Provided data.
□ □ □ □ □ □ □

static int release(hjgpu_ctx *ctx, void *p)
{
    if (!p) return HJGPU_OK;
    HIPCHK(ctx, hipFree(p));
// ... 189 lines not shown
    uint32_t f1 = prm ? prm->fanout1 : 0, f2 = prm ? prm->fanout2 : 0;
    *big_tables = false;
    if (f1 == 0) {
        double target = tune.join.cap() * 0.85;
        double parts = ceil((double)inner / target);
        if (parts > HJGPU_MAX_PARTS) {
            *big_tables = true;
            target = hj_join_config_big().cap() * 0.85;
            parts = ceil((double)inner / target);
        }
        if (parts < 64) parts = 64;
        if (parts > HJGPU_MAX_PARTS) parts = HJGPU_MAX_PARTS;
        if (parts <= 640) { f1 = (uint32_t)parts; f2 = 1; }
        else {
            f1 = 2;
            while ((double)f1 * f1 * 2.0 < parts) f1 <<= 1;
            if (f1 > 256) f1 = 256;
            if (parts >= 192.0 * 64.0) f1 = 192;
            f2 = (uint32_t)ceil(parts / f1);
            while (f2 > HJGPU_MAX_FANOUT) { f1 <<= 1; f2 = (uint32_t)ceil(parts / f1); }
            while ((u64)f1 * f2 > HJGPU_MAX_PARTS) --f2;
        }
    } else if (f2 == 0) f2 = 1;
    *F1 = f1; *F2 = f2;
}

void record(hjgpu_ctx *ctx, int which, hipStream_t s)
{
    if (ctx->ev_cur) {
        if (which == EV_BEGIN || which == EV_S_HIST || which == EV_S_PLAN || which == EV_S_SC1 || which == EV_S_SC2 || which == EV_JOIN)
            (void)hipEventRecord(ctx->ev_cur[which], s);
        return;
    }
    if (which == EV_BEGIN) { ctx->stats_override = false; ctx->grp_ev_groups = 0; ctx->last_lookup = false; }
    ctx->ev_valid[which] = (hipEventRecord(ctx->ev[which], s) == hipSuccess);
}

int audit_begin(hjgpu_ctx *ctx, int kind, size_t inner, size_t outer, hipStream_t stream, u64 **rec)
{
    *rec = nullptr;
    if (!ctx->tune.audit) return HJGPU_OK;
    const size_t words = (size_t)HJ_AUDIT_STAGES * 4;
    CHK(ensure(ctx, ctx->audit, (size_t)HJ_AUDIT_RING * words * sizeof(u64)));
    u64 *r = reinterpret_cast<u64 *>(ctx->audit.p) + (size_t)(ctx->audit_seq % HJ_AUDIT_RING) * words;
    HIPCHK(ctx, hj_zero_async(r, words * sizeof(u64), stream));
    CHK(hj_audit_meta(r + 4 * (HJ_AUDIT_STAGES - 1), ctx->audit_seq, (u64)kind, (u64)inner, (u64)outer, stream));
    ctx->audit_seq += 1;
    ctx->audit_checks.clear();
    *rec = r;
    return HJGPU_OK;
}

int audit_partitions(hjgpu_ctx *ctx, int stage, const u64 *tuples, const u64 *beg, const u64 *end, uint32_t parts, const HjAuditHash &h, u64 *rec,
                     hipStream_t stream)
{
    ctx->audit_checks.push_back(hjgpu_ctx::AuditCheck{stage, tuples, beg, end, parts, h});
    return hj_audit_partitions(tuples, beg, end, parts, h, rec + 4 * stage, ctx->cus, stream);
}
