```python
def siglip_vision(W, img, g, T, p="support_branch.siglip.model.visual.trunk."):
    N = img.shape[0]
    D, P = g["dim"], (g["image"] // g["patch"]) ** 2
    x3 = T == X3
    assert img.shape[1:] == (3, g["image"], g["image"]), f"SigLIP input must be [N,3,{g['image']},{g['image']}], got {tuple(img.shape)}"
    cols = ops.patchify(img, g["patch"], W[p + "patch.K"], T)
    x = ops.gemm(cols, W[p + "patch_embed.proj.weight"], out_dtype=F32, bias=W[p + "patch_embed.proj.bias"],
                 residual=W[p + "pos_embed"], res_row_mod=P, x3=x3)
    act = _gelu(g.get("v_gelu", g.get("gelu", "erf")))
# ... 249 lines not shown
```

cor_amd/ops.py:

```python
from __future__ import annotations

import torch

from . import _native as nat
from ._native import ACT_NONE, ACT_GELU_ERF, ACT_RELU, ACT_SIGMOID, ACT_GELU_TANH, F32, BF16, F16

_DT = {torch.float32: F32, torch.bfloat16: BF16, torch.float16: F16}

X3 = "bf16x3"

GEMM_PROFILE = None


def _lib():
    return nat.load()


def _dt(t: torch.Tensor) -> int:
    return _DT[t.dtype]


def _s():
    return torch.cuda.current_stream().cuda_stream

# ... 100 lines not shown
    for t, T in ((q, Tq), (k, Tk), (v, Tk)):
        assert t.dim() == 2 and t.stride(1) == 1 and t.shape[0] == B * T and t.shape[1] == H * hd, (t.shape, B, T, H, hd)
    out = torch.empty((B * Tq, H * hd), dtype=out_dtype or q.dtype, device=q.device)
    nat.check(_lib().cor_attention(q.data_ptr(), Tq * q.stride(0), q.stride(0), k.data_ptr(), Tk * k.stride(0), k.stride(0),
                                   v.data_ptr(), Tk * v.stride(0), v.stride(0), _dt(q), out.data_ptr(), Tq * H * hd, H * hd,
                                   _dt(out), B, H, Tq, Tk, hd, float(scale), _s()), "cor_attention")
    return out


def attention_f32(q, k, v, B, H, Tq, Tk, hd, scale, out_dtype=torch.float32):
    _dev(q, k, v)
    for t, T in ((q, Tq), (k, Tk), (v, Tk)):
        assert t.dtype == torch.float32 and t.dim() == 2 and t.stride(1) == 1 and t.shape[0] == B * T and t.shape[1] == H * hd, (t.shape, B, T, H, hd)
    if out_dtype == X3:
        out = torch.empty((B * Tq, 3 * H * hd), dtype=torch.bfloat16, device=q.device)
        o_dt = nat.BF16X3
    else:
        assert out_dtype == torch.float32
        out = torch.empty((B * Tq, H * hd), dtype=torch.float32, device=q.device)
        o_dt = F32
    ld = out.shape[1]
    nat.check(_lib().cor_attention_f32(q.data_ptr(), Tq * q.stride(0), q.stride(0), k.data_ptr(), Tk * k.stride(0), k.stride(0),
                                       v.data_ptr(), Tk * v.stride(0), v.stride(0), out.data_ptr(), Tq * ld, ld, o_dt,
                                       B, H, Tq, Tk, hd, float(scale), _s()), "cor_attention_f32")
    return out


def sam_attention(qkv, pad_row, rel_h, rel_w, B, H, grid, window, out_dtype=None, variant=0, q_prescale=1.0, reverse=False):
    _dev(qkv, pad_row, rel_h, rel_w)
    hd = rel_h.shape[1]
    d = H * hd
    assert qkv.is_contiguous() and qkv.shape == (B * grid * grid, 3 * d), qkv.shape
    S = window if window > 0 else grid
    for r in (rel_h, rel_w):
        assert r.dtype == torch.float32 and r.is_contiguous() and r.shape == (2 * S - 1, hd), r.shape
    if window > 0:
        assert pad_row is not None and pad_row.dtype == qkv.dtype and pad_row.is_contiguous() and pad_row.numel() == 3 * d
    out = torch.empty((B * grid * grid, d), dtype=out_dtype or qkv.dtype, device=qkv.device)
    nat.check(_lib().cor_sam_attention(qkv.data_ptr(), _dt(qkv), out.data_ptr(), _dt(out), _p(pad_row), rel_h.data_ptr(),
                                       rel_w.data_ptr(), B, H, hd, grid, window, float(q_prescale), int(variant) | (nat.ORDER_REVERSE if reverse else 0), _s()), "cor_sam_attention")
    return out


def patchify(img, p, Kpad, out_dtype):
    if out_dtype == X3:
        return split_x3(patchify(img, p, Kpad, torch.float32))
    _dev(img)
    assert img.dtype == torch.float32 and img.is_contiguous() and img.dim() == 4
    B, C, H, W = img.shape
    out = torch.empty((B * (H // p) * (W // p), Kpad), dtype=out_dtype, device=img.device)
    nat.check(_lib().cor_patchify(img.data_ptr(), out.data_ptr(), _dt(out), B, C, H, W, p, Kpad, _s()), "cor_patchify")
    return out


def im2col3x3(x, B, H, W):
    _dev(x)
    C = x.shape[-1]
    assert x.is_contiguous() and x.numel() == B * H * W * C
    out = torch.empty((B * H * W, 9 * C), dtype=x.dtype, device=x.device)
    nat.check(_lib().cor_im2col3x3(x.data_ptr(), _dt(x), out.data_ptr(), B, H, W, C, _s()), "cor_im2col3x3")
    return out
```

□ □ □ □ □ □ □

Exercise prompt.
Select every line of the records holding the string "else".

Output for this exercise.
        else {
    } else if (f2 == 0) f2 = 1;
    else:
    S = window if window > 0 else grid
                                       rel_w.data_ptr(), B, H, hd, grid, window, float(q_prescale), int(variant) | (nat.ORDER_REVERSE if reverse else 0), _s()), "cor_sam_attention")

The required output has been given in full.